Updated on 09/17/2011 9:51AM

A.P. Andie pulls $107.50 upset


OZONE PARK, N.Y. - The statistics at the bottom of A.P. Andie's past performances indicated that her new trainer, Jason Servis, has been profitable with dirt sprinters. Those stats received a turbo-boost when A.P. Andie upset Saturday's six-furlong and paid $107.50.

The longest shot in a field of nine, A.P. Andie was returning from a three-month layoff that was prompted by several subpar performances toward the end of a 1-for-13 campaign in 2002.

A.P. Andie evidently runs well fresh, and must have remembered that her best Beyer had been delivered on Aqueduct's inner track early last winter, because she won Saturday like she was 3-5.

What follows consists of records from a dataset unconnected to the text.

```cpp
extern "C" long long evc_conv_workspace_bytes(const evc_conv_args* a) {
    if (conv_validate(a) != EVC_OK) return EVC_EINVAL;
    const TileCfg c = conv_tile_cfg(a);
    if (c.tail_tiles) return (long long)c.tail_splits * c.tail_tiles * c.bm * a->Co * (long long)sizeof(float);
    if (c.splits == 1) return 0;
    return (long long)c.splits * a->B * a->H * a->W * a->Co * (long long)sizeof(float);
}
// ... 53 lines not shown
    const int rc = ensure_dynamic_lds(reinterpret_cast<const void*>(&conv_split_rr_kernel<NP, WM, TN, MODE>), &attr_done, lds);
    if (rc != EVC_OK) return rc;
    hipLaunchKernelGGL((conv_split_rr_kernel<NP, WM, TN, MODE>), grid, dim3(128 * WM), lds, st, k);
    return EVC_OK;
}
template <int NP, int WM, int TN>
static int launch_split_rr(int mode, dim3 grid, size_t lds, hipStream_t st, const ConvK& k) {
    int rc = EVC_OK;
#define EVC_CALL(M) rc = launch_split_rr_one<NP, WM, TN, M>(grid, lds, st, k)
    EVC_MODE_SWITCH(mode, EVC_CALL)
#undef EVC_CALL
    return rc;
}

template <int MODE, int NU, bool X2>
static int launch_wide_one(dim3 grid, size_t lds, hipStream_t st, const ConvK& k) {
    static unsigned long long attr_done = 0;
    const int rc = ensure_dynamic_lds(reinterpret_cast<const void*>(&conv_wide_kernel<MODE, NU, X2>), &attr_done, lds);
    if (rc != EVC_OK) return rc;
    hipLaunchKernelGGL((conv_wide_kernel<MODE, NU, X2>), grid, dim3(256), lds, st, k);
    return EVC_OK;
}
template <int MODE>
static int launch_wide_mode(int nu, bool x2, dim3 grid, size_t lds, hipStream_t st, const ConvK& k) {
    if (nu == 4) return x2 ? launch_wide_one<MODE, 4, true>(grid, lds, st, k) : launch_wide_one<MODE, 4, false>(grid, lds, st, k);
    return x2 ? launch_wide_one<MODE, 3, true>(grid, lds, st, k) : launch_wide_one<MODE, 3, false>(grid, lds, st, k);
}
static int launch_wide(int mode, int nu, bool x2, dim3 grid, size_t lds, hipStream_t st, const ConvK& k) {
#ifdef EVC_DEV_FAST
    return launch_wide_mode<MODE_AFFINE_SILU>(nu, x2, grid, lds, st, k);
#else
    if (mode == MODE_AFFINE_SILU) return launch_wide_mode<MODE_AFFINE_SILU>(nu, x2, grid, lds, st, k);
    if (mode == MODE_PLAIN) return launch_wide_mode<MODE_PLAIN>(nu, x2, grid, lds, st, k);
    return EVC_EUNSUPPORTED;
#endif
}

#define EVC_TN_SWITCH(tn, CALL) ((tn) == 3 ? CALL(3) : (tn) == 2 ? CALL(2) : CALL(1))

static int conv2d_impl(const evc_conv_args* a, float* ws, void* stream, hipEvent_t ev_start, hipEvent_t ev_conv_end);

extern "C" int evc_conv2d_nhwc_f32(const evc_conv_args* a, float* ws, void* stream) {
    return conv2d_impl(a, ws, stream, nullptr, nullptr);
}

extern "C" int evc_conv2d_nhwc_profiled_f32(const evc_conv_args* a, float* ws, void* stream, void* ev_start,
                                            void* ev_conv_end) {
    return conv2d_impl(a, ws, stream, (hipEvent_t)ev_start, (hipEvent_t)ev_conv_end);
}

static int conv2d_impl(const evc_conv_args* a, float* ws, void* stream, hipEvent_t ev_start, hipEvent_t ev_conv_end) {
    int rc = conv_validate(a);
    if (rc != EVC_OK) return rc;
    int mode;
    if (a->coef_a) {
        if (a->act_in == EVC_ACT_SILU) mode = MODE_AFFINE_SILU;
        else if (a->act_in == EVC_ACT_NONE) mode = MODE_AFFINE;
        else return EVC_EUNSUPPORTED;
    } else {
        mode = a->act_in == EVC_ACT_SILU ? MODE_SILU : a->act_in == EVC_ACT_RELU ? MODE_RELU : MODE_PLAIN;
        if (a->act_in != EVC_ACT_NONE && a->act_in != EVC_ACT_SILU && a->act_in != EVC_ACT_RELU) return EVC_EINVAL;
    }
    ConvK k;
    k.src0 = a->src0; k.src1 = a->src1 ? a->src1 : a->src0; k.C0 = a->C0; k.C1 = a->C1;
    k.ld0 = a->ld0 > 0 ? a->ld0 : a->C0; k.ld1 = a->ld1 > 0 ? a->ld1 : (a->C1 > 0 ? a->C1 : k.ld0);
    k.coef_a = a->coef_a; k.coef_s = a->coef_s;
// ... 17 lines not shown
    k.nchunk = (a->C0 + a->C1) / KC;
    k.nsteps = a->KH * a->KW * k.nchunk;
    const TileCfg cfg = conv_tile_cfg(a);
    k.splits = cfg.splits;
    k.steps_per_split = cfg.steps_per_split;
    k.ws = ws;
    if ((k.splits > 1 || cfg.tail_tiles) && !ws) return EVC_EINVAL;
    k.stats = k.splits > 1 ? nullptr : a->stats_out;
    if (a->stats_out && evc_conv_stats_splits(a) == 0) return EVC_EINVAL;
    k.x2_w = nullptr; k.x2_hdr = nullptr; k.x2_bound = nullptr; k.x2_src0 = k.x2_src1 = nullptr;
    k.x2_C0 = k.x2_C1 = k.x2_ld0 = k.x2_ld1 = 0;
    if (a->x2_w_packed) {
        if (a->arith != EVC_ARITH_F16X3 || a->KH != 3 || a->KW != 3 || !(cfg.reuse == 1 || cfg.wide)) return EVC_EUNSUPPORTED;
        k.x2_src0 = a->x2_src0; k.x2_src1 = a->x2_src1 ? a->x2_src1 : a->x2_src0;
        k.x2_C0 = a->x2_C0; k.x2_C1 = a->x2_C1;
        k.x2_ld0 = a->x2_ld0 > 0 ? a->x2_ld0 : a->x2_C0;
        k.x2_ld1 = a->x2_ld1 > 0 ? a->x2_ld1 : (a->x2_C1 > 0 ? a->x2_C1 : k.x2_ld0);
        if ((long long)k.M * k.x2_ld0 * 4 >= (1LL << 32) || (long long)k.M * k.x2_ld1 * 4 >= (1LL << 32)) return EVC_EUNSUPPORTED;
        k.x2_hdr = a->x2_w_packed;
        k.x2_w = reinterpret_cast<const char*>(a->x2_w_packed) + F16_HDR_BYTES;
        k.x2_bound = a->x2_bound;
    }
    k.tail_first = 0x7fffffff; k.tail_splits = 1; k.tail_sps = 0; k.tail_rows = 0;
    k.cut_chunk = cfg.wide ? cfg.cut_chunk : 0;
    if (cfg.tail_tiles) {
        k.tail_first = cfg.tail_first; k.tail_splits = cfg.tail_splits; k.tail_sps = cfg.tail_sps;
        k.tail_rows = cfg.tail_tiles * cfg.bm;
    }

    dim3 grid((k.M + cfg.bm - 1) / cfg.bm, k.CoPad / cfg.bn, k.splits);
    if (cfg.tail_tiles) grid.x = cfg.tail_first + cfg.tail_tiles * cfg.tail_splits;
    hipStream_t st = (hipStream_t)stream;
    if (ev_start && hipEventRecord(ev_start, st) != hipSuccess) return EVC_ELAUNCH;
    if (cfg.wide) {
        rc = launch_wide(mode, a->W == 128 ? 4 : 3, a->x2_w_packed != nullptr, grid, (size_t)wide_lds_bytes(a->W, a->x2_w_packed != nullptr), st, k);
    } else if (is_split_arith(a->arith)) {
        const int np = arith_planes(a->arith);
        if (cfg.reuse) {
            const size_t lds_rr = (size_t)rr_lds_bytes(np, cfg.bm, a->W, cfg.bn);
#define EVC_RR4_3(TN) launch_split_rr<3, 4, TN>(mode, grid, lds_rr, st, k)
#define EVC_RR2_3(TN) launch_split_rr<3, 2, TN>(mode, grid, lds_rr, st, k)
#define EVC_RR4_2(TN) launch_split_rr<2, 4, TN>(mode, grid, lds_rr, st, k)
#define EVC_RR2_2(TN) launch_split_rr<2, 2, TN>(mode, grid, lds_rr, st, k)
            if (np == 3) rc = cfg.bm == 256 ? EVC_TN_SWITCH(cfg.tn, EVC_RR4_3) : EVC_TN_SWITCH(cfg.tn, EVC_RR2_3);
            else rc = cfg.bm == 256 ? EVC_TN_SWITCH(cfg.tn, EVC_RR4_2) : EVC_TN_SWITCH(cfg.tn, EVC_RR2_2);
#undef EVC_RR4_3
#undef EVC_RR2_3
#undef EVC_RR4_2
#undef EVC_RR2_2
        } else {
            const size_t lds = (size_t)2 * np * (cfg.bm + cfg.bn) * 32;
#define EVC_S3_2(TN) launch_split3<2, TN>(mode, grid, lds, st, k)
#define EVC_S3_1(TN) launch_split3<1, TN>(mode, grid, lds, st, k)
#define EVC_S2_2(TN) launch_split2<2, TN>(mode, grid, lds, st, k)
#define EVC_S2_1(TN) launch_split2<1, TN>(mode, grid, lds, st, k)
            if (np == 3) rc = cfg.tm == 2 ? EVC_TN_SWITCH(cfg.tn, EVC_S3_2) : EVC_TN_SWITCH(cfg.tn, EVC_S3_1);
            else rc = cfg.tm == 2 ? EVC_TN_SWITCH(cfg.tn, EVC_S2_2) : EVC_TN_SWITCH(cfg.tn, EVC_S2_1);
#undef EVC_S3_2
#undef EVC_S3_1
#undef EVC_S2_2
#undef EVC_S2_1
        }
    } else {
        const size_t lds = (size_t)2 * (cfg.bm + cfg.bn) * KC * sizeof(float);
#define EVC_F_2(TN) launch_mode<2, TN>(mode, grid, lds, st, k)
#define EVC_F_1(TN) launch_mode<1, TN>(mode, grid, lds, st, k)
        rc = cfg.tm == 2 ? EVC_TN_SWITCH(cfg.tn, EVC_F_2) : EVC_TN_SWITCH(cfg.tn, EVC_F_1);
// ... 23 lines not shown
```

Ridden by apprentice Luis Chavez, who got the call after Heberto Castillo Jr. declined the mount, according to Servis, A.P. Andie maneuvered to the inside on the backstretch of the Correction, causing Mike Luzzi to steady briefly aboard Saskya. She hugged the rail thereafter and overtook pacesetter Golden Made with a strong stretch rally.

"Nobody wanted to ride her," said Servis. "It may sound insane to say, but I was very confident bringing her over."

Shawklit Mint, the 2-1 favorite, rallied wide into the lane under John McKee and finished second, nearly five lengths ahead of Golden Made, who faded late to wind up third.

A.P. Andie was timed in 1:11.10.

A.P. Andie, who survived a claim of foul by Luzzi, became the longest-priced winner at Aqueduct this year. She earned $49,935 from the $83,225 purse.

The Correction was the first career stakes win for Chavez.

"She ran an awesome race today. I'm proud of her," said Chavez, who won three races on the card to move ahead of McKee as leading bug rider at the meet.

A.P. Andie helped create a two-day pick six carryover of $150,0617. On a day of improbable upsets, nobody even picked five, and the pick four consolation was worth $433.50.